Under current rules, Goldman and other firms that received money under the Troubled Asset Relief Program, or TARP, are required to raise common or preferred equity to replace the government funds, Viniar said. The company, which received the government money in October, will consider raising money “if the markets are good,” he said.

“It’s not really restricting the way we do business but it was not meant to be permanent capital,” Viniar said. “There are pretty minor, at this point, executive compensation restrictions and we’d like to get out from under those,” he said.

Obama’s Plan

Compensation limits unveiled by President Barack Obama only affect companies that receive exceptional aid from the government in the future and won’t apply to companies such as Goldman that have already received money. Goldman Sachs’s top seven executives didn’t take any bonuses for 2008. The firm paid out $10.9 billion in compensation for 2008, down 46 percent from a record $20.2 billion in 2007.

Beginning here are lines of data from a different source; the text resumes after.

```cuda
int main() {
    typedef int (*read_fn)(unsigned long long*, size_t);
    read_fn rd = (read_fn)dlsym(RTLD_DEFAULT, "qgemm_debug_read_gemv_trace");
    if (!rd) { printf("preload a -DQGEMM_GEMV_TRACE build of the library\n"); return 2; }
    const int layers = 32, per = 7;
    const int Fs[per] = {4096, 4096, 4096, 4096, 11008, 11008, 4096}, Ks[per] = {4096, 4096, 4096, 4096, 4096, 4096, 11008};
    std::vector<size_t> off(layers * per + 1, 0);
    for (int i = 0; i < layers * per; i++) off[i + 1] = off[i] + ((size_t)Fs[i % per] * (Ks[i % per] / 32) * 18 + 255) / 256 * 256;
    uint8_t* arena; CK(cudaMalloc(&arena, off.back()));
    CK(cudaMemset(arena, 0x11, off.back()));
    uint8_t *a4k, *a11k; float* out;
    CK(cudaMalloc(&a4k, 128 * 36)); CK(cudaMalloc(&a11k, 344 * 36)); CK(cudaMalloc(&out, 4 * 11008 * sizeof(float)));
    CK(cudaMemset(a4k, 0, 128 * 36)); CK(cudaMemset(a11k, 0, 344 * 36));
// ... 9 lines not shown
            hint(b + 3);
            QK(qgemm_gemm_group(QGEMM_TYPE_Q4_0, a4k, 3, g3, c3, f3, 1, 4096, 1, 1, QGEMM_WEIGHTS_STATIC, st));
            hint(b + 4);
            QK(qgemm_gemm(QGEMM_TYPE_Q4_0, a4k, arena + off[b + 3], out, 1, 4096, 4096, 1, 1, QGEMM_WEIGHTS_STATIC, nullptr, 0, st));
            const void* g2[2] = {arena + off[b + 4], arena + off[b + 5]};
            float* c2[2] = {out, out + 11008};
            const int f2[2] = {11008, 11008};
            hint(b + 6);
            QK(qgemm_gemm_group(QGEMM_TYPE_Q4_0, a4k, 2, g2, c2, f2, 1, 4096, 1, 1, QGEMM_WEIGHTS_STATIC, st));
            hint(b + 7);
            QK(qgemm_gemm(QGEMM_TYPE_Q4_0, a11k, arena + off[b + 6], out, 1, 4096, 11008, 1, 1, QGEMM_WEIGHTS_STATIC, nullptr, 0, st));
        }
        return 0;
    };
    cudaGraph_t g; cudaGraphExec_t ge;
    CK(cudaStreamBeginCapture(st, cudaStreamCaptureModeGlobal));
    if (step()) return 1;
    CK(cudaStreamEndCapture(st, &g));
    CK(cudaGraphInstantiate(&ge, g, 0));
    cudaEvent_t e0, e1; CK(cudaEventCreate(&e0)); CK(cudaEventCreate(&e1));
    for (int r = 0; r < 3; r++) CK(cudaGraphLaunch(ge, st));
    CK(cudaEventRecord(e0, st));
    CK(cudaGraphLaunch(ge, st));
    CK(cudaEventRecord(e1, st));
    CK(cudaStreamSynchronize(st));
    float ms; CK(cudaEventElapsedTime(&ms, e0, e1));
    printf("one step (128 launches): %.1f us\n", ms * 1e3);
    const int slots = 256, ctas = 304, nl = layers * 4;
    std::vector<unsigned long long> tr((size_t)slots * ctas * 6);
    if (rd(tr.data(), tr.size() * 8)) { printf("trace read failed\n"); return 1; }
    auto T = [&](int l, int c, int i) { return tr[((size_t)(l % slots) * ctas + c) * 6 + i]; };
    const int grid = 296;
    double sum_wait2bulk = 0, sum_wait2bulk_mean = 0, sum_gap = 0, sum_skew = 0, sum_startskew = 0, sum_wait2act = 0, sum_len = 0, sum_period = 0;
    int cnt = 0;
    unsigned long long t0 = ~0ull;
    for (int c = 0; c < grid; c++) t0 = std::min(t0, T(0, c, 0));
    for (int l = 0; l < nl; l++) {
        unsigned long long s_min = ~0ull, s_max = 0, w_min = ~0ull, w_max = 0, a_max = 0, e_min = ~0ull, e_max = 0;
        for (int c = 0; c < grid; c++) {
            s_min = std::min(s_min, T(l, c, 0)); s_max = std::max(s_max, T(l, c, 0));
            w_min = std::min(w_min, T(l, c, 1)); w_max = std::max(w_max, T(l, c, 1));
            a_max = std::max(a_max, T(l, c, 2));
            e_min = std::min(e_min, T(l, c, 3)); e_max = std::max(e_max, T(l, c, 3));
        }
        if (l >= 8 && l < 24)
            printf("launch %3d (%s): first CTA in %7.2f  last CTA in %7.2f | wait passed %7.2f .. %7.2f | acts ready (last) %7.2f | first CTA done %7.2f  last CTA done %7.2f us\n",
                   l, (const char*[]){"qkv", "wo ", "g/u", "dwn"}[l % 4], (s_min - t0) * 1e-3, (s_max - t0) * 1e-3, (w_min - t0) * 1e-3, (w_max - t0) * 1e-3,
                   (a_max - t0) * 1e-3, (e_min - t0) * 1e-3, (e_max - t0) * 1e-3);
        if (l >= 4 && l + 1 < nl) {
            unsigned long long nw_min = ~0ull, ne_max = 0;
            for (int c = 0; c < grid; c++) { nw_min = std::min(nw_min, T(l + 1, c, 1)); ne_max = std::max(ne_max, T(l + 1, c, 3)); }
            sum_gap += (double)nw_min - (double)e_max;
            sum_skew += (double)e_max - (double)e_min;
            sum_startskew += (double)w_max - (double)w_min;
            sum_wait2act += (double)a_max - (double)w_max;
            { unsigned long long b_max = 0; double m = 0; for (int c = 0; c < grid; c++) { b_max = std::max(b_max, T(l, c, 4)); m += (double)T(l, c, 4) - (double)T(l, c, 1); } sum_wait2bulk += (double)b_max - (double)w_max; sum_wait2bulk_mean += m / grid; }
            sum_len += (double)e_max - (double)w_min;
            sum_period += (double)ne_max - (double)e_max;
            cnt++;
        }
    }
    for (int l = 8; l < 12; l++) {
        std::vector<std::pair<unsigned long long, unsigned long long>> se;
        for (int c = 0; c < grid; c++) se.push_back({T(l, c, 0), T(l, c, 3)});
        std::sort(se.begin(), se.end());
        double q[4] = {0, 0, 0, 0};
        for (int c = 0; c < grid; c++) q[c * 4 / grid] += (double)(se[c].second - t0) * 1e-3 / (grid / 4);
        int lo = 0, hi = 0;
        double elo = 0, ehi = 0;
        for (int c = 0; c < grid; c++) { if (c < grid / 2) { elo += (double)(T(l, c, 3) - t0) * 1e-3; lo++; } else { ehi += (double)(T(l, c, 3) - t0) * 1e-3; hi++; } }
        printf("launch %d: mean end time by start-time quartile (earliest starters first): %.2f %.2f %.2f %.2f us | by block index half: %.2f %.2f\n", l, q[0], q[1], q[2], q[3],
               elo / lo, ehi / hi);
    }
    printf("wait passed -> activation bulk copy complete: last CTA %.2f us, mean over CTAs %.2f us\n", sum_wait2bulk / cnt * 1e-3, sum_wait2bulk_mean / cnt * 1e-3);
    printf("averages over %d launches (us): period %.2f | wait passed -> last store %.2f | last store -> next launch past its wait %.2f | "
           "skew of the waits %.2f | last wait -> activations in registers %.2f | skew of the last stores %.2f\n",
           cnt, sum_period / cnt * 1e-3, sum_len / cnt * 1e-3, sum_gap / cnt * 1e-3, sum_startskew / cnt * 1e-3, sum_wait2act / cnt * 1e-3, sum_skew / cnt * 1e-3);
    return 0;
}
```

The government investment also limits the firm’s ability to raise dividends and to repurchase stock, except for repurchases of stock that’s granted to employees as compensation, Viniar added.

“So there are capital structure restrictions on having the TARP, we would like to get out from under those so that we can do what we think is correct,” he said.

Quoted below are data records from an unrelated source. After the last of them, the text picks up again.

## Split GRU weight staging into halves and overlap h-side MFMAs with message phase

Reorders the X3 update-weight LDS layout so the h-side gate blocks (part A) are contiguous and can be fetched separately via direct global-to-LDS loads. Part A for the next step is fetched right after the barrier, and part B during the current step, replacing the register-staged prefetch plus LDS store. The h-side z/r MFMAs now run before the aggregation barrier, overlapping the message phase, and a fused 4-accumulator MFMA routine interleaves them. Tile assignment is hoisted out of the step loop. This adds extra vmcnt waits and layout complexity, and it risks LDS hazards if the remapping is wrong.

```diff
diff --git a/ionic_mpnn_amd/csrc/encoder_typed.hip b/ionic_mpnn_amd/csrc/encoder_typed.hip
--- a/ionic_mpnn_amd/csrc/encoder_typed.hip
+++ b/ionic_mpnn_amd/csrc/encoder_typed.hip
@@ -18,6 +18,47 @@
 static_assert(lds_fixed_bytes(true, kTVbMax, kTECap) <= 160 * 1024 && lds_fixed_bytes(false, kTVbMax, kTECapBig) <= 160 * 1024 &&
                   lds_fixed_bytes(true, kTVbMax, kTECapBig, kTHSBig3) <= 160 * 1024,
               "LDS budget");
+
+constexpr int kXBlk = 3 * 512 / 2;
+constexpr int kXPartA = 4 * kXBlk + 2 * kD;
+constexpr int kXUnitsA = (kXPartA + 255) / 256;
+constexpr int kXUnitsB = (kXUpdLds - kXPartA + 255) / 256;
+static_assert(kXVecFloatOff == 12 * kXBlk && kXPartA + 8 * kXBlk == kXVecFloatOff + 2 * kD, "bh, gamma, beta stay in place");
+static_assert(kXPartA % 4 == 0 && kXPartA >= 256 && kXUpdLds - kXPartA >= 256 && kTUpdLds % 256 == 0, "whole units");
+constexpr int xlds_block(int blk) {
+  return blk < 8 && !(blk & 1) ? (blk >> 1) * kXBlk : kXPartA + (blk < 8 ? blk >> 1 : blk - 4) * kXBlk;
+}
+constexpr int xlds_vec(int v) { return v < 2 ? 4 * kXBlk + v * kD : kXVecFloatOff + v * kD; }
+constexpr int upd_units(bool x3, bool part_a) { return x3 ? (part_a ? kXUnitsA : kXUnitsB) : (part_a ? 0 : kTUpdLds / 256); }
+__device__ __forceinline__ int upd_unit_lds(bool x3, bool part_a, int k) {
+  if (!x3) return 256 * k;
+  if (part_a) return k < kXUnitsA - 1 ? 256 * k : kXPartA - 256;
+  return k < kXUnitsB - 1 ? kXPartA + 256 * k : kXUpdLds - 256;
+}
+__device__ __forceinline__ int upd_unit_src(bool x3, bool part_a, int k, int ln) {
+  if (!x3) return 256 * k + 4 * ln;
+  const int j = k / 3;
+  if (part_a) {
+    if (k < kXUnitsA - 1) return 256 * k + j * kXBlk + 4 * ln;
+    constexpr int tail = (kXPartA - 256) + 3 * kXBlk, lanes = (4 * kXBlk - (kXPartA - 256)) / 4;
+    return 4 * ln + (ln < lanes ? tail : kXVecFloatOff - 4 * lanes);
+  }
+  if (k < kXUnitsB - 1) return 256 * k + (j < 4 ? j + 1 : 4) * kXBlk + 4 * ln;
+  constexpr int lanes = (kXVecFloatOff + 2 * kD - (kXUpdLds - 256)) / 4;
+  return 4 * ln + (ln < lanes ? kXUpdLds - 256 - 2 * kD : kXUpdLds - 256);
+}
+constexpr int xlds_src(int x) {
+  if (x < 4 * kXBlk) return x + (x / kXBlk) * kXBlk;
+  if (x < kXPartA) return kXVecFloatOff + (x - 4 * kXBlk);
+  if (x < kXVecFloatOff + 2 * kD) return (x - kXPartA) + (((x - kXPartA) / kXBlk) < 4 ? (x - kXPartA) / kXBlk + 1 : 4) * kXBlk;
+  return x;
+}
+static_assert(xlds_src(xlds_block(0)) == 0 && xlds_src(xlds_block(6) + kXBlk - 4) == 7 * kXBlk - 4 &&
+                  xlds_src(xlds_block(1)) == kXBlk && xlds_src(xlds_block(7) + 4) == 7 * kXBlk + 4 &&
+                  xlds_src(xlds_block(8)) == 8 * kXBlk && xlds_src(xlds_block(11) + kXBlk - 4) == 12 * kXBlk - 4 &&
+                  xlds_src(xlds_vec(0)) == kXVecFloatOff && xlds_src(xlds_vec(1) + 28) == kXVecFloatOff + kD + 28 &&
+                  xlds_src(xlds_vec(2)) == kXVecFloatOff + 2 * kD && xlds_src(kXUpdLds - 4) == kXUpdLds - 4,
+              "mode 3: LDS order against slot order");
 
 typedef bf16x8_t bf16x8;
 struct B3 {
@@ -56,6 +97,25 @@
   c0 = mfma_bf16(a00, b.p0, c0);  c1 = mfma_bf16(a10, b.p0, c1);
 }
 
+__device__ __forceinline__ void mma9x4(f32x4& c0, f32x4& c1, f32x4& d0, f32x4& d1, const __bf16* blkc0, const __bf16* blkc1,
+                                       const __bf16* blkd0, const __bf16* blkd1, int lane, const B3& b) {
+  const __bf16* const blk[4] = {blkc0, blkc1, blkd0, blkd1};
+  bf16x8 w[4][3];
+#pragma unroll
+  for (int g = 0; g < 4; ++g)
+#pragma unroll
+    for (int pl = 0; pl < 3; ++pl) w[g][pl] = *reinterpret_cast<const bf16x8*>(blk[g] + 512 * pl + lane * 8);
+  f32x4* const acc[4] = {&c0, &c1, &d0, &d1};
+  constexpr int order[9][2] = {{2, 2}, {1, 2}, {2, 1}, {0, 2}, {2, 0}, {1, 1}, {0, 1}, {1, 0}, {0, 0}};
+#pragma unroll
+  for (int t = 0; t < 9; ++t)
+#pragma unroll
+    for (int g = 0; g < 4; ++g) {
+      const bf16x8 bt = order[t][1] == 0 ? b.p0 : order[t][1] == 1 ? b.p1 : b.p2;
+      *acc[g] = mfma_bf16(w[g][order[t][0]], bt, *acc[g]);
+    }
+}
+
 template <int ABID>
 __device__ __forceinline__ f32x4 mfma1(float a, float b, f32x4 c) {
   return __builtin_amdgcn_mfma_f32_4x4x1f32(a, b, c, 3, ABID, 0);
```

“We would only do it if we did it in conjuction with the Fed and the Treasury and with their blessing and with their desire,” Viniar said, of plans to repay the government. “We would like to do it and we would like to do it as soon as we can and it will just take a little while.”

Goldman will also be “very cautious” about considering any acquisitions because there’s a longer record of unsuccessful deals in the financial services industry than successful ones, Viniar said. He said the firm is likely to maintain its current business of focusing on corporate and institutional clients rather than entering the retail business.

“I would not pick up the Wall Street Journal every morning looking for the big Goldman Sachs acquisition because I think you will be disappointed,” he said. “We don’t really like or know the retail business and I don’t expect that to change too much.”


I think this might indicate that Goldman smells a bottom in the markets and knows it can't capitalize on it with the restraints being placed upon it whilst still under govt scrutiny. Of course it could also mean that they want to short the financials into oblivion and don't want to risk the backlash on that anymore than is necessary

freakscene
02-04-2009, 03:18 PM
can you blame them?

get out from under their control as fast as freaking possible

XOM
02-04-2009, 03:23 PM
I don't blame them at all, I'm trying to figure out what their plans are. I've always thought that GS employs the smartest people in the financial world.

aiki14
02-04-2009, 04:43 PM
I don't blame them at all, I'm trying to figure out what their plans are. I've always thought that GS employs the smartest people in the financial world.

Watch for them to issue preferred's. To quote their CFO David Viniar "I don't expect our form to change," he said, adding, "I expect us to be largely a wholesale company."
Wholesale finance companies fund themselves in bond markets.

Albert0373
02-06-2009, 12:08 AM
Funny how that works out. These clowns never really needed the money after all.